Uma coisa leva a outra...

Pranchas que definem estilo

Edinho Leite discute como conceitos de shape podem mudar o estilo de toda uma geração.

0
Gerry Lopez transformou o raio da Lightning Bolt em sinônimo de fluidez e estilo. Maravilhoso surfe em Pipe, copiado até no Brasil, onde as ondas não eram as mesmas.

A criatividade e habilidade desenvolvidas nas ondas pedem mudanças nas pranchas e isso acaba redefinindo o estilo, muitas vezes, de toda uma geração. Sempre foi assim.

Quer um exemplo? Com a largura das pranchas modernas mais à frente, muita gente passou a pisar mais para o bico da prancha para acelerar e, claro, voar. Isso teve influência direta no estilo de quem começou a surfar quando o esporte passou a dominar o espaço aéreo. Definindo estilo como a maneira que cada um se posiciona sobre a prancha e usa seu corpo para controlar a mesma nas ondas.

Spider Murphy fez o que Shaun Tomson queria para o Havaí. Tentando copiar Dick Brewer, exagerou no rocker e, no fim das contas, revolucionou o surfe em Pipe, especialmente de backside.

Uma questão de “uma coisa leva a outra”. Surfistas começam a redefinir um tipo de manobra, de maneira de atacar as ondas e, pronto, as pranchas precisam ajudá-los a realizar esses movimentos. Na sequência, até quem não queria, acaba tendo que se adaptar à nova tendência nas ondas, a não ser que se mantenha com o tipo de shape que sempre usou.

Olhando para o micro universo à minha frente (Baixada Santista), pude ver que, nos anos 1970, nas Pitangueiras, a turma dali já podia viajar para fora, trazendo de lá (Califa e Havaí, principalmente) pranchas enormes, acima de 7’0, e informações que, nem sempre, eram condizentes com as ondas daqui.
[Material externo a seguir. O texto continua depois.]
# StarsX/RayTracedGGX

Measured on AMD Instinct MI355X. Metric: Mrays/s + ms/frame, bunny 1920x1080 1spp+denoise, 1/2/4/8 GPUs, higher is better.
Workload: dtype f32; 1 GPU; configs[1]: bunny.obj + rnl_cross env, 1920x1080, 1spp GGX reflection + full denoise chain (refl H,V; diff H,V, shared-memory variant; temporal; tone map), all-metal default materials, dt=1/60; parallelism=row strips x1, history_apron_rows=18, history_overreach_rows=0, setup_priming_frames=256, trace_workgroup_waves=12

## Files before the change

include/rtggx.h:

```cpp
#ifndef RTGGX_H
#define RTGGX_H

#include <stddef.h>
#include <stdint.h>

#ifdef __cplusplus
extern "C" {
#endif

typedef struct rtggx_context rtggx_context;

enum { RTGGX_GROUND = 0, RTGGX_MODEL_OBJ = 1, RTGGX_NUM_MESH = 2 };

typedef struct RtggxCBGlobal {
  float    WorldViewProjs[2][16];
  float    WorldViewProjsPrev[2][16];
  float    Worlds[2][12];
  float    WorldITs0[12];
  float    WorldIT1[11];
  uint32_t FrameIndex;
} RtggxCBGlobal;
typedef struct RtggxRayGenConstants {
  float ProjToWorld[16];
  float EyePt[4];
// ... 61 lines not shown
int  rtggx_create(rtggx_context** out, uint32_t width, uint32_t height, int device);
void rtggx_destroy(rtggx_context* ctx);

int  rtggx_set_strip(rtggx_context* ctx, uint32_t row_begin, uint32_t row_end);

int  rtggx_set_history_apron(rtggx_context* ctx, uint32_t rows);
int  rtggx_history_overreach(rtggx_context* ctx, uint32_t* rows, int reset);

int  rtggx_set_stream(rtggx_context* ctx, void* hip_stream);
int  rtggx_get_stream(rtggx_context* ctx, void** hip_stream);
#define RTGGX_MAX_PEERS 16
#define RTGGX_IPC_HANDLE_BYTES 64
int  rtggx_set_history_peers(rtggx_context* ctx, uint32_t world, const uint32_t* bounds, void* const* tss0, void* const* tss1);
int  rtggx_history_ipc_export(rtggx_context* ctx, void* handles, size_t bytes);
int  rtggx_history_ipc_open(rtggx_context* ctx, const void* handles, size_t bytes, void** tss0, void** tss1);

int  rtggx_set_async_compute(rtggx_context* ctx, int enable);

int  rtggx_set_mesh(rtggx_context* ctx, uint32_t slot, const float* verts, uint32_t num_verts,
                    const uint32_t* indices, uint32_t num_indices);
int  rtggx_set_env(rtggx_context* ctx, int format, uint32_t size, uint32_t mips, const void* data, size_t bytes);
enum { RTGGX_ENV_EQUIRECT = 0, RTGGX_ENV_VCROSS = 1, RTGGX_ENV_HCROSS = 2 };
enum { RTGGX_PIXELS_RGBE8 = 0, RTGGX_PIXELS_RGB32F = 1 };
int  rtggx_set_env_image(rtggx_context* ctx, int layout, int pixels, uint32_t width, uint32_t height, const void* data, size_t bytes,
                         uint32_t cube_size);
int  rtggx_generate_env_mips(rtggx_context* ctx);
#define RTGGX_ENV_FILTER_MIN_SAMPLES 64u
#define RTGGX_ENV_FILTER_MAX_SAMPLES 4096u
int  rtggx_prefilter_env(rtggx_context* ctx, uint32_t samples);
int  rtggx_set_material(rtggx_context* ctx, uint32_t mesh, const float base_color[4], float roughness, float metallic);
int  rtggx_set_metallic(rtggx_context* ctx, uint32_t mesh, float metallic);
int  rtggx_set_sampler(rtggx_context* ctx, int vndf);
int  rtggx_set_ray_rate(rtggx_context* ctx, uint32_t pixels_per_ray);
#define RTGGX_MAX_RECURSION_DEPTH 4u
int  rtggx_set_max_recursion_depth(rtggx_context* ctx, uint32_t depth);
#define RTGGX_MAX_SAMPLES_PER_PIXEL 8u
int  rtggx_set_samples_per_pixel(rtggx_context* ctx, uint32_t samples);
#define RTGGX_MIN_SAMPLE_SET 256u
#define RTGGX_MAX_SAMPLE_SET 65536u
int  rtggx_set_sample_set(rtggx_context* ctx, uint32_t size);
int  rtggx_set_accumulation(rtggx_context* ctx, int enable);
int  rtggx_reset_accumulation(rtggx_context* ctx);
int  rtggx_accumulated_frames(rtggx_context* ctx, uint32_t* frames);
int  rtggx_present_accumulation(rtggx_context* ctx);
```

Ok, desenvolveram um estilo mais ereto, limpo e de linhas longas, com os pés juntos. Todo mundo tentava posicionar os braços como o Gerry Lopez.

O tetracampeão mundial (1979 a 1982) Mark Richards e suas twin fins redefiniram a linha de surfe da geração que se seguiu.

Já na praia do Tombo, logo ao lado, assim como nas adjacências, a turma vinda de Santos e os locais não tinham nem informação nem pranchas gringas. Resultado, foram adequando seus shapes às ondas disponíveis. Faziam um surfe onde importava mais a radicalidade advinda de sua criatividade, usando pranchas menores. Picuruta Salazar e Paulo Rabello são exemplos da eficiência que isso gerou, ao serem os primeiros paulistas a se darem bem nos eventos antes dominados pelos cariocas.

O interessante é que, até hoje, consigo enxergar as diferenças entre os estilos da galera de uma praia e outra. Mesmo numa época de surfe tão padronizado ainda há reflexos de um passado não muito distante.

A Plastic Machine, de Bob McTavish, surfada por Nat Young em 67, marcou a revolução das shortboards. Linhas antes inimagináveis agora eram possíveis e a cintura passou a fazer parte da dança. “Pranchas horríveis com quilhas gigantes, mas fazíamos funcionar porque era tudo que tínhamos.” (McTavish).

Certa vez, viajando na companhia de um legend do surfe californiano, Gene Harris, ele me contou que houve uma época em que o bacana era mudar a direção da prancha, o mais rápido possível, mas sem espirrar água, sem fazer aquele baita leque que tanto nos agrada hoje. As coisas mudam, com elas as pranchas.

Isso tudo é apenas uma constatação. Não vai aqui o desejo de definir melhor, pior, certo ou errado. Deixo só a dica quanto à escolha do seu equipamento ou a variedade que você pretende implantar num quiver. Cada um faz o que quer, contanto que se divirta. Porém, tenha em mente que cada prancha se presta melhor a um tipo de surfe, um estilo de surfar e às ondas que favorecem isso tudo.